Mobile Cancer Screening Act
- Bill Number
- H.R. 4417
- Origin Chamber
- House
- Congress
- 119th Congress, Session 1
- Policy Area
- Health
- Status
- Introduced
- Latest Action
- 2025-07-15: Referred to the House Committee on Energy and Commerce.
- Last Updated
- 2026-05-21T08:08:42Z
AI-Generated Summary
Purpose of the Legislation
The Mobile Cancer Screening Act aims to improve access to cancer screening services in rural and underserved communities by funding new mobile cancer screening units. It addresses low screening rates for cancers like lung and breast cancer, which contribute to late diagnoses and higher mortality, by amending the Public Health Service Act to provide federal support for these mobile units.
Key Provisions
- Grant Awards: The Secretary of Health and Human Services (HHS), through the Health Resources and Services Administration (HRSA), will award grants, contracts, or cooperative agreements to support the creation of new mobile cancer screening units focused on essential screenings (e.g., for lung and breast cancer).
- Eligible Recipients: Nonprofit hospitals, federally qualified health centers (community-based clinics that provide primary care to underserved populations), academic health centers, health systems, or collaborations among these entities.
- Allowed Uses of Funds:
- Purchasing vehicles for mobile units.
- Acquiring imaging equipment (e.g., for scans).
- Buying digital tools for operations.
- Covering other essential startup or ongoing costs, as determined by HHS.
- Award Limits and Requirements:
- Maximum award: $2,000,000 per recipient.
- Matching funds: Recipients must provide non-federal funds (cash or in-kind) at a ratio of at least 1:3 (one dollar for every three federal dollars).
- Prioritization Criteria:
- Projects with the greatest potential to reduce cancer deaths and address screening gaps for high-risk individuals.

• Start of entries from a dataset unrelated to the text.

# Ryan-Faulkner/Simultaneous-Diffusion-for-Pointclouds

Measured on AMD Instinct MI355X. Metric: Langevin denoising steps/sec on 64×1024 range images, 1/2/4/8 MI355X, higher is better.
Workload: dtype fp32x3; 1 GPU; Line.yml simultaneous sampling step (score-net fwd + Langevin update + consistency merge), 64x1024x2 range images; views_per_gpu=4, megabatch_views=4, mode=viewsplit, conv_arithmetic=fp32x3, parallelism=views1

## Files before the change

### simultaneous-diffusion-for-pointclouds_amd/csrc/conv_kernel.h

```cpp
#pragma once
#include <type_traits>

#include "common.h"

namespace sdp {

#ifndef SDP_KO
#define SDP_KO 0
#endif

#ifndef SDP_DMA_AUX
#define SDP_DMA_AUX 0
#endif
#ifndef SDP_STORE_AUX
#define SDP_STORE_AUX 0
#endif
#ifndef SDP_STORE_AUX16
#define SDP_STORE_AUX16 SDP_STORE_AUX
#endif

#ifndef SDP_S2_RING
#define SDP_S2_RING 4
#endif

#ifdef SDP_TIMING
#define SDP_T(i) do { if (tid == 0) tclk[i] = __builtin_amdgcn_s_memtime(); } while (0)
#else
#define SDP_T(i) do { } while (0)
#endif

constexpr int PSTRIDE = 144;

template <int WM, int TC, int KS, int NW = 4, int NJ = 4, bool IO16 = false>
struct ConvTile {
  static constexpr int NTH = 64 * NW;
  static constexpr int WN = NW / WM;
  static constexpr int RW = 128 / TC;
  static constexpr int TR = WM * RW;
  static constexpr int NTILE = WN * 16 * NJ;
  static constexpr int WPC = 4 * (NJ == 2 ? 2 : 1) / NW;
  static constexpr int HALO = KS == 3 ? 1 : 0;
  static constexpr int PC = TC + 2 * HALO;
  static constexpr int PR = TR + 2 * HALO;
  static constexpr int NPIX = PR * PC;
  static constexpr int UPP = IO16 ? 4 : 8;
  static constexpr int NU = (NPIX * UPP + NTH - 1) / NTH;
  static constexpr int PATCH_BYTES = NU * (NTH / UPP) * PSTRIDE;
  static constexpr int RAW_BYTES = NU * NTH * 16;
  static constexpr int PIPE_BYTES = 2 * PATCH_BYTES + RAW_BYTES;
  static constexpr int EPI_BYTES = WM * 64 * (NTILE + 8) * 4;
  static constexpr int LDS_BYTES = PIPE_BYTES > EPI_BYTES ? PIPE_BYTES : EPI_BYTES;
  static_assert(LDS_BYTES * WPC <= 160 * 1024, "LDS budget (WPC workgroups per CU)");
};

SDP_DEV float4 ld4(const float* p) { return *reinterpret_cast<const float4*>(p); }

template <int NU, int NT, int NSTG_ = 5>
struct XformPlan {
  static constexpr int tap_of(int k) { return k * NT / NU; }
  static constexpr int first(int tap) {
    int k = 0;
    while (k < NU && tap_of(k) < tap) ++k;
    return k;
  }
  static constexpr int count(int tap) {
    int n = 0;
    for (int k = 0; k < NU; ++k) n += tap_of(k) == tap ? 1 : 0;
    return n;
  }
  static constexpr int max_count() {
    int m = 0;
    for (int t = 0; t < NT; ++t) m = count(t) > m ? count(t) : m;
    return m;
  }
  static constexpr int NSTG = NSTG_;
  static constexpr int stage_blk(int q, int Q, int NBLK) { return 2 + q * (NBLK - 2) / (Q > 0 ? Q : 1); }
};

constexpr int s2_pos(int phase, int t) {
  const int rho = phase >> 1, gamma = phase & 1;
  return ((rho ? 0 : 1) + (t >> 1)) * 3 + (gamma ? 0 : 1) + (t & 1);
}
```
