@@ -218,13 +233,18 @@
 #pragma unroll
     for (uint32_t i = 0; i < 4; ++i)
         m |= fz_octet(fz_marks32((uint32_t)w[i], 0x09090909u), fz_marks32((uint32_t)(w[i] >> 32), 0x09090909u)) << (8u * i);
+    if (q0) {
+        *q0 = w[0];
+        *q1 = w[1];
+    }
     return m;
 }
 
 __global__ void __launch_bounds__(kFzThreads) __attribute__((amdgpu_waves_per_eu(6, 6))) dtok_fused_kernel(FusedArgs a) {
     __shared__ __attribute__((aligned(16))) unsigned char txt[kFzChunks * 16 + 32];
     __shared__ uint16_t ls[kFzLines + 2];
-    __shared__ uint16_t f_qn[kFzLines], f_rb[kFzLines], f_rn[kFzLines];
+    __shared__ uint16_t f_qn[kFzLines];
+    __shared__ __attribute__((aligned(16))) uint32_t edge[kFzLines / kWave + 1][2][8];
     __shared__ __attribute__((aligned(16))) uint32_t info_[kFzPad + kFzCarry + kFzLines + kFzPad + 8];
     __shared__ uint32_t carry[kFzCarry];
     __shared__ unsigned long long planes[kFpPlanes][kFpWords];
@@ -249,6 +269,7 @@
     if (tid < 4u) reinterpret_cast<uint32_t*>(txt + kFrTailChunk * 16u)[tid] = 0u;
     if (tid == 0) wg_flags = 0u;
     if (tid == 0) wg_totals = 0ull;
+    if (tid == 0) edge[0][1][kFzEdgeMeta] = 0u;
     uint32_t my_flags = 0, my_reads = 0, my_lines = 0;
     const uint32_t text_end = a.n + (a.open_end ? 1u : 0u);
 
@@ -377,108 +398,158 @@
         const uint32_t n_lines = too_many ? 0u : total_nl;
         if (tid == 0 && first_line) info[0] = 0u;
 
-        for (uint32_t k = first_line + tid; k < n_lines; k += kFzThreads) {
-            const uint32_t s = ls[k], e = (uint32_t)ls[k + 1] - 1u;
-            uint32_t tab[3] = {0, 0, 0}, nt = 0;
-            if (!(ablate & 256u)) {
-                uint32_t m = fz_tabs32(txt + s);
-                if (e - s < 32u) m &= (1u << (e - s)) - 1u;
-                nt = min((uint32_t)__popc(m), 3u);
-                tab[0] = s + (uint32_t)__ffs((int)m) - 1u;
-                m &= m - 1u;
-                tab[1] = s + (uint32_t)__ffs((int)m) - 1u;
-                m &= m - 1u;
-                tab[2] = s + (uint32_t)__ffs((int)m) - 1u;
-                for (uint32_t p = s + 32u; nt < 3u && p < e; p += 32u) {
-                    m = fz_tabs32(txt + p);
-                    if (e - p < 32u) m &= (1u << (e - p)) - 1u;
-                    for (; m && nt < 3u; m &= m - 1u) {
-                        const uint32_t q = p + (uint32_t)__ffs((int)m) - 1u;
-                        if (nt == 0u)
-                            tab[0] = q;
-                        else if (nt == 1u)
-                            tab[1] = q;
-                        else
-                            tab[2] = q;
-                        ++nt;
+        for (uint32_t k0 = first_line; k0 < n_lines; k0 += kFzThreads) {
+            const uint32_t k = k0 + tid;
+            const bool has = k < n_lines;
+            uint32_t word = 0, s = 0, qn = 0, rb = 0, rn = 0;
+            unsigned long long q0 = 0ull, q1 = 0ull;
+            if (has) {
+                s = ls[k];
+                const uint32_t e = (uint32_t)ls[k + 1] - 1u;
+                uint32_t tab[3] = {0, 0, 0}, nt = 0;
+                if (!(ablate & 256u)) {
+                    uint32_t m = fz_tabs32(txt + s, &q0, &q1);
+                    if (e - s < 32u) m &= (1u << (e - s)) - 1u;
+                    nt = min((uint32_t)__popc(m), 3u);
+                    tab[0] = s + (uint32_t)__ffs((int)m) - 1u;
+                    m &= m - 1u;
+                    tab[1] = s + (uint32_t)__ffs((int)m) - 1u;
+                    m &= m - 1u;
+                    tab[2] = s + (uint32_t)__ffs((int)m) - 1u;
+                    for (uint32_t p = s + 32u; nt < 3u && p < e; p += 32u) {
+                        m = fz_tabs32(txt + p);
+                        if (e - p < 32u) m &= (1u << (e - p)) - 1u;
+                        for (; m && nt < 3u; m &= m - 1u) {
+                            const uint32_t q = p + (uint32_t)__ffs((int)m) - 1u;
+                            if (nt == 0u)
+                                tab[0] = q;
+                            else if (nt == 1u)
+                                tab[1] = q;
+                            else
+                                tab[2] = q;
+                            ++nt;
+                        }
                     }
                 }
-            }
-            uint32_t word = 0;
-            if (ablate & 16u) {
-            } else if (nt < 3u) {
-                my_flags |= kDtokShortLine;
-            } else {
-                const uint32_t fl = tab[1] - tab[0] - 1u;
-                const unsigned long long fw = fz_load64(txt + tab[0] + 1u);
-                uint32_t flag = 0;
-                bool digits = fl >= 1u && fl <= 6u;
-                for (uint32_t i = 0; i < fl && i < 6u; ++i) {
-                    const uint32_t d = ((uint32_t)(fw >> (8u * i)) & 0xFFu) - (uint32_t)'0';
-                    digits &= d <= 9u;
-                    flag = flag * 10u + d;
-                }
-                const uint32_t rb = tab[1] + 1u, rn = tab[2] - rb;
-                if (!digits) {
+                if (ablate & 16u) {
+                } else if (nt < 3u) {
                     my_flags |= kDtokShortLine;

- Services in underserved areas, including rural communities and those served by the Indian Health Service (federal program for Native American health care).
- Ability to offer follow-up care for abnormal results within 90 minutes by ground travel.
- Reporting and Oversight: HHS must submit a report to Congress within 4 years of enactment, including de-identified data on patients screened (broken down by race, ethnicity, age, sex, region, disability, etc.), program impacts on screening rates and outcomes, improvement recommendations, and other relevant details.
- Funding: Authorizes $15,000,000 annually for fiscal years 2027 through 2031.
Significant Changes to Existing Law
This bill adds a new Subpart XIII to Part D of Title III of the Public Health Service Act (which deals with primary health care services). It introduces a dedicated funding mechanism for mobile cancer screening units, which did not previously exist in this form, expanding federal support beyond stationary clinics to mobile services targeted at rural and underserved areas.
Potential Impacts
- On Government Agencies: HRSA will administer the program, requiring new grant management processes, data collection, and reporting to Congress, potentially increasing administrative workload but aligning with existing public health mandates.
- On Citizens: Could significantly boost early cancer detection in rural and underserved populations, where access to screening is limited, potentially saving lives by increasing screening rates (e.g., from the current 4.5% for lung cancer) and enabling earlier treatment. Benefits high-risk groups, including those in remote areas or served by Indian Health Service.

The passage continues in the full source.